Les souris ont été traitées avec 2 μg d’ARNm-LNP et évaluées 6 h plus tard pour la bioluminescence du corps entier. Comme les ARNm-LNP C12-200 transfectent principalement le foie20, un fort signal bioluminescent a été observé dans la partie supérieure de l’abdomen des souris traitées avec nos LNP formulés. À l’aide du logiciel d’imagerie, des régions d’intérêt ont été dessinées autour des signaux hépatiques pour calculer le flux luminescent total.
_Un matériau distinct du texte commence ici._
# grossjohannes/AlignNet-3D

Hardware: AMD Instinct MI355X
Metric: point-cloud pairs/sec at N=1024 (inference, eval-mode forward) (higher is better)
Workload: dtype f32; 1 GPU; SynthCars widths inference, batch=256 pairs/GPU, N=1024, fp32 (BASELINE.json configs[1]); pairs_per_gpu=256, num_points=1024, parallelism=batch-split x1 (no collective)

## Files before the change

### alignnet-3d_amd/csrc/alignnet_api.hip

```cpp
#include "engine.h"
#include "kernels_infer.h"
#include "kernels_dgcnn.h"
#include "kernels_infer_split.h"
#include "kernels_dgcnn_split.h"

#include <algorithm>
#include <cmath>
#include <cstdio>
#include <cstring>
#include <random>

using namespace alignnet;

static thread_local std::string g_create_err;

#define HIP_TRY(h, expr)                                                                         \
  do {                                                                                           \
    hipError_t e_ = (expr);                                                                      \
    if (e_ != hipSuccess) {                                                                      \
      (h)->err = std::string(#expr) + ": " + hipGetErrorString(e_);                              \
      return 1;                                                                                  \
    }                                                                                            \
  } while (0)

// ... 343 lines not shown
    const size_t o_xform = tot; tot += al(B2 * 12);
    const size_t o_cm = tot; tot += al(B2 * 3);
    const size_t o_s1c = tot; tot += al(B2 * 3);
    const size_t o_s2c = tot; tot += al(B2 * 3);
    const size_t o_theta = tot; tot += al(B2);
    const size_t o_cls = tot; tot += al(B2);
    const size_t o_p1 = tot; tot += al(B2 * C1);
    const size_t o_p2 = tot; tot += al(B2 * C2);
    const size_t o_emb = tot; tot += al(B2 * CE);
    const size_t o_hs = tot; tot += al(B2 * H);
    const size_t o_ha = tot; tot += al(B2 * H);
    const size_t o_hb = tot; tot += al(B2 * H);
    const size_t o_o1 = tot; tot += al(B2 * 3);
    const size_t o_o2 = tot; tot += al(B2 * (3 + nb2));
    const size_t o_o3 = tot; tot += al((size_t)B * (3 + nb2));
    size_t o_out[8];
    const int widths[8] = {3, nb2, 3, 3, 3, 3, nb2, nb2};
    for (int i = 0; i < 8; ++i) { o_out[i] = tot; tot += al((size_t)B * widths[i]); }
    if (!(o_hs >= o_p1 && o_hs + al(B2 * H) <= o_ha)) return fail(h, "workspace carve: hid_s must lie inside the range the centroid kernel clears ([pool1, hid_a))");
    HIP_TRY(h, hipMalloc(&w.d_all, tot * sizeof(float)));
    float* base = w.d_all;
    w.xform = base + o_xform; w.center_mean = base + o_cm; w.s1c = base + o_s1c; w.s2c = base + o_s2c;
    w.theta = base + o_theta; w.cls = reinterpret_cast<int*>(base + o_cls);
    w.pool1 = base + o_p1; w.pool2 = base + o_p2; w.emb = base + o_emb;
    w.hid_a = base + o_ha; w.hid_b = base + o_hb; w.hid_s = base + o_hs;
    w.o1 = base + o_o1; w.o2 = base + o_o2; w.o3 = base + o_o3;
    for (int i = 0; i < 8; ++i) w.outs[i] = base + o_out[i];
    w.cap = B;
  }
  if (h->cfg.backbone == 1 && !w.d_nn) {
    HIP_TRY(h, hipMalloc(&w.d_nn, (size_t)2 * w.cap * N * 20 * sizeof(int)));
  }
  if (need_inputs && !w.d_pcs[0]) {
    for (int t = 0; t < 2; ++t) HIP_TRY(h, hipMalloc(&w.d_pcs[t], (size_t)w.cap * N * 3 * sizeof(float)));
  }
  return 0;
}

static int infer_tile_pts(const alignnet_handle* h, int B)
{
  if (h->ab & AB_INFER_TILE64) return 64;
  if (h->infer_tile_opt) return h->infer_tile_opt;
  const long tiles128 = (long)2 * B * ((h->cfg.num_points + 127) / 128);
  return tiles128 <= 128 ? 64 : 128;
}

static size_t backbone_lds_bytes(const alignnet_handle* h, const Stack& st, int ld[2], int B)
{
  const int kTilePts = infer_tile_pts(h, B);
  int w[2] = {8, 8};
  for (int i = 0; i < st.n - 1; ++i) w[i & 1] = std::max(w[i & 1], (h->layers[st.first + i].cout + 7) & ~7);
  ld[0] = w[0] + 4; ld[1] = w[1] + 4;
  return ((size_t)kTilePts * 4 + (size_t)kTilePts * (ld[0] + ld[1])) * sizeof(float);
}

static int run_backbone(alignnet_handle* h, const Stack& st, const float* p1, const float* p2, int B, float* pooled,
                        long tower_stride, long row_stride, size_t pooled_floats)
{
  BackboneArgs a;
  a.pcs[0] = p1; a.pcs[1] = p2; a.xform = h->ws.xform; a.pooled = pooled;
  a.tower_stride = tower_stride; a.row_stride = row_stride;
  a.B = B; a.N = h->cfg.num_points; a.nlayers = st.n;
  const size_t lds = backbone_lds_bytes(h, st, a.ld, B);
  if (lds > 160 * 1024) return fail(h, "backbone hidden widths need more than 160 KiB of LDS per 128-point tile");
  for (int i = 0; i < st.n; ++i) {
    const Layer& L = h->layers[st.first + i];
    a.L[i].w = L.first_conv ? h->d_params + h->params[L.p_w].offset : h->d_wp + L.off_wp;
    a.L[i].scale = h->d_scale + L.off_ss;
    a.L[i].shift = h->d_shift + L.off_ss;
    a.L[i].cin = L.cin; a.L[i].cout = L.cout;
  }
  (void)pooled_floats;
#ifdef ALIGNNET_KSTAMP
  static long long* d_stamps = nullptr;
  if (!d_stamps) { hipMalloc(&d_stamps, 4 * 64 * sizeof(long long)); }
  hipMemsetAsync(d_stamps, 0, 4 * 64 * sizeof(long long), h->stream);
  a.stamps = d_stamps;
#endif
  static PerDeviceOnce attr_set;
  if (attr_set.need(h->cfg.device)) {
    HIP_TRY(h, hipFuncSetAttribute(reinterpret_cast<const void*>(pointnet_fused<128>), hipFuncAttributeMaxDynamicSharedMemorySize, 160 * 1024));
    HIP_TRY(h, hipFuncSetAttribute(reinterpret_cast<const void*>(pointnet_fused<128, 68, 132>), hipFuncAttributeMaxDynamicSharedMemorySize, 160 * 1024));
    HIP_TRY(h, hipFuncSetAttribute(reinterpret_cast<const void*>(pointnet_fused<128, 68, 132, 16>), hipFuncAttributeMaxDynamicSharedMemorySize, 160 * 1024));
    HIP_TRY(h, hipFuncSetAttribute(reinterpret_cast<const void*>(pointnet_fused<64>), hipFuncAttributeMaxDynamicSharedMemorySize, 160 * 1024));
    HIP_TRY(h, hipFuncSetAttribute(reinterpret_cast<const void*>(pointnet_fused<64, 68, 132, 16>), hipFuncAttributeMaxDynamicSharedMemorySize, 160 * 1024));
    attr_set.mark(h->cfg.device);
  }
  const int TP = infer_tile_pts(h, B);
  const int ntiles = (a.N + TP - 1) / TP;
  int per = ntiles;
  while (per > 1 && (long)2 * B * ((ntiles + per - 1) / per) < 512) per = (per + 1) / 2;
  if (h->ab_tiles_per_wg > 0) per = std::min(ntiles, h->ab_tiles_per_wg);
  a.tiles_per_wg = per;
  const dim3 grid((ntiles + per - 1) / per, 2 * B);
  {
  ProfScope prof_scope(h, PK_BACKBONE, true);
  const int sc1 = h->layers[st.first].cout, sc2 = st.n == 3 ? h->layers[st.first + 1].cout : 0;
  if (h->infer_split && st.n == 3 && sc1 <= 16 * kSplitKB1 && sc2 <= 16 * kSplitKB2) {
    SplitArgs sa;
    sa.pcs[0] = p1; sa.pcs[1] = p2; sa.xform = a.xform; sa.pooled = pooled; sa.tower_stride = tower_stride; sa.row_stride = row_stride;
    sa.B = B; sa.N = a.N; sa.C1 = sc1; sa.C2 = sc2; sa.C3 = h->layers[st.first + 2].cout;
    sa.w1 = a.L[0].w; sa.w2s = h->d_wps + h->off_wps[st.first + 1]; sa.w3s = h->d_wps + h->off_wps[st.first + 2];
    sa.dbg = h->ablate_dbg & 0xff;
    if (h->ablate_dbg >> 8) sa.prio_mask = (h->ablate_dbg >> 8) & 0xff;
    sa.sc1 = a.L[0].scale; sa.sh1 = a.L[0].shift; sa.sc2 = a.L[1].scale; sa.sh2 = a.L[1].shift; sa.sc3 = a.L[2].scale; sa.sh3 = a.L[2].shift;
    const int ld1s = ((sc1 + 15) & ~15) + 8, ld2s = ((sc2 + 15) & ~15) + 8;
    const size_t slds = (size_t)kSplitTP * 4 * sizeof(float) + (size_t)2 * kSplitTP * (ld1s + ld2s) * sizeof(unsigned short);
    static PerDeviceOnce sattr;
    if (sattr.need(h->cfg.device)) { HIP_TRY(h, hipFuncSetAttribute(reinterpret_cast<const void*>(pointnet_split<>), hipFuncAttributeMaxDynamicSharedMemorySize, 160 * 1024)); sattr.mark(h->cfg.device); }
    if (sc1 == 64 && sc2 == 128 && sa.C3 % 64 == 0 && sa.C3 >= 256 && split_persist_lds(sa.C3).total_bytes <= 160 * 1024 && !(h->ab & (AB_NO_LD_CONST | AB_SPLIT_TILEWISE))) {
      static PerDeviceOnce pattr;
      static int cus[64];
      if (pattr.need(h->cfg.device)) {
        HIP_TRY(h, hipFuncSetAttribute(reinterpret_cast<const void*>(pointnet_split_persist<4>), hipFuncAttributeMaxDynamicSharedMemorySize, 160 * 1024));
        HIP_TRY(h, hipFuncSetAttribute(reinterpret_cast<const void*>(pointnet_split_persist<2>), hipFuncAttributeMaxDynamicSharedMemorySize, 160 * 1024));
        int n = 0;
        HIP_TRY(h, hipDeviceGetAttribute(&n, hipDeviceAttributeMultiprocessorCount, h->cfg.device));
        cus[h->cfg.device & 63] = n > 0 ? n : 256;
        pattr.mark(h->cfg.device);
      }
      const long tiles = (long)2 * B * ((a.N + kSplitTP - 1) / kSplitTP);
      const int wgs = (int)std::min<long>(tiles, cus[h->cfg.device & 63]);
      {
#ifdef ALIGNNET_ABLATE
      if ((sa.dbg & 64) && sa.C3 == 1024) { sa.stamps = reinterpret_cast<long long*>(h->ws.hid_a); hipMemsetAsync(sa.stamps, 0, 8 * 16 * sizeof(long long), h->stream); }
#endif
      if (sa.C3 >= 512) { TIMED_LAUNCH(pointnet_split_persist<4>, dim3(wgs), dim3(kWaves * 64), (size_t)split_persist_lds(sa.C3).total_bytes, sa); }
      else { TIMED_LAUNCH(pointnet_split_persist<2>, dim3(wgs), dim3(kWaves * 64), (size_t)split_persist_lds(sa.C3).total_bytes, sa); }
      h->last_kernel = ALIGNNET_KERNEL_POINTNET_SPLIT_PERSIST;
#ifdef ALIGNNET_ABLATE
      if (sa.stamps) {
        long long hs[8 * 16];
        hipStreamSynchronize(h->stream);
        hipMemcpy(hs, sa.stamps, sizeof(hs), hipMemcpyDeviceToHost);
        for (int w = 0; w < 8; ++w) {
          std::fprintf(stderr, "psp wave %d: start +%lld |", w, hs[w * 16] - hs[0]);
          for (int i = 1; i < 7; ++i) std::fprintf(stderr, " %lld", hs[w * 16 + i] - hs[w * 16 + i - 1]);
          std::fprintf(stderr, "   (xs+barrier, lift, barrier, hidden, barrier, last layer)\n");
        }
      }
#endif
      }
    } else if (sc1 == 64 && sc2 == 128 && !(h->ab & AB_NO_LD_CONST)) {
      static PerDeviceOnce sattr;
      if (sattr.need(h->cfg.device)) { HIP_TRY(h, hipFuncSetAttribute(reinterpret_cast<const void*>(pointnet_split<64, 128>), hipFuncAttributeMaxDynamicSharedMemorySize, 160 * 1024)); sattr.mark(h->cfg.device); }
      TIMED_LAUNCH((pointnet_split<64, 128>), dim3((a.N + kSplitTP - 1) / kSplitTP, 2 * B), dim3(kWaves * 64), slds, sa);
      h->last_kernel = ALIGNNET_KERNEL_POINTNET_SPLIT_64_128;
    } else {
      TIMED_LAUNCH(pointnet_split<>, dim3((a.N + kSplitTP - 1) / kSplitTP, 2 * B), dim3(kWaves * 64), slds, sa);
      h->last_kernel = ALIGNNET_KERNEL_POINTNET_SPLIT;
    }
  } else if (TP == 64 && !(h->ab & AB_INFER_TILE64) && a.ld[0] == 68 && a.ld[1] == 132 && st.n == 3 && h->layers[st.first + 2].cin == 128 && !(h->ab & AB_NO_LD_CONST)) {
    TIMED_LAUNCH((pointnet_fused<64, 68, 132, 16>), grid, dim3(kWaves * 64), lds, a);
    h->last_kernel = ALIGNNET_KERNEL_POINTNET_FUSED_64_128_K16_TP64;
  } else if (TP == 64) { TIMED_LAUNCH(pointnet_fused<64>, grid, dim3(kWaves * 64), lds, a); h->last_kernel = ALIGNNET_KERNEL_POINTNET_FUSED_TP64; }
  else if (a.ld[0] == 68 && a.ld[1] == 132 && st.n == 3 && h->layers[st.first + 2].cin == 128 && !(h->ab & AB_NO_LD_CONST)) {
    TIMED_LAUNCH((pointnet_fused<128, 68, 132, 16>), grid, dim3(kWaves * 64), lds, a);
    h->last_kernel = ALIGNNET_KERNEL_POINTNET_FUSED_64_128_K16;
  } else if (a.ld[0] == 68 && a.ld[1] == 132 && !(h->ab & AB_NO_LD_CONST)) {
    TIMED_LAUNCH((pointnet_fused<128, 68, 132>), grid, dim3(kWaves * 64), lds, a);
    h->last_kernel = ALIGNNET_KERNEL_POINTNET_FUSED_64_128;
  } else { TIMED_LAUNCH(pointnet_fused<128>, grid, dim3(kWaves * 64), lds, a); h->last_kernel = ALIGNNET_KERNEL_POINTNET_FUSED; }
  }
  HIP_TRY(h, hipGetLastError());
#ifdef ALIGNNET_KSTAMP
  if (st.first == h->emb_conv.first && true) {
    long long hs[4 * 64];
    hipStreamSynchronize(h->stream);
    hipMemcpy(hs, d_stamps, sizeof(hs), hipMemcpyDeviceToHost);
    for (int q = 0; q < 4; ++q) {
      std::fprintf(stderr, "wave %d ct %d:", (q >> 1) * 4, (q & 1) * 8 + (q >> 1) * 4);
      for (int i = 1; i < 64 && hs[q * 64 + i]; ++i) std::fprintf(stderr, " %lld", hs[q * 64 + i] - hs[q * 64 + i - 1]);
      std::fprintf(stderr, "  | first %lld\n", hs[q * 64] - hs[0]);
    }
  }
#endif
  return 0;
}
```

Dans cette expérience, le flux luminescent total était d’environ 5 x 109, ce qui est cohérent avec d’autres études menées avec cette formulation de LNP 4,21.

Tableau 1 : Composition de la phase organique. Les concentrations des différentes solutions mères lipidiques et les volumes que chaque composant contribue à la phase organique de 1,3 mL sont décrits. Les lipides sont combinés à un rapport molaire de 35/16/46,5/2,5 (C12-200 :DOPE :Cholestérol :C14-PEG2000). Un volume supplémentaire de 10 % a été préparé pour tenir compte des volumes morts de seringues pendant la formulation. Veuillez cliquer ici pour télécharger ce tableau.

Tableau 2 : Réglages des instruments microfluidiques pour la formulation d’ARNm-LNP à un rapport de débit aqueux/organique de 3 :1. La seringue de 5 mL contenant de l’ARNm dilué dans un tampon d’acide citrique de 10 mM a été insérée dans le canal central, tandis que la seringue de 3 mL contenant des lipides a été insérée dans le canal droit. Les LNP ont été formulés à un rapport pondéral de 10 :1 entre lipides ionisables et ARNm. Veuillez cliquer ici pour télécharger ce tableau.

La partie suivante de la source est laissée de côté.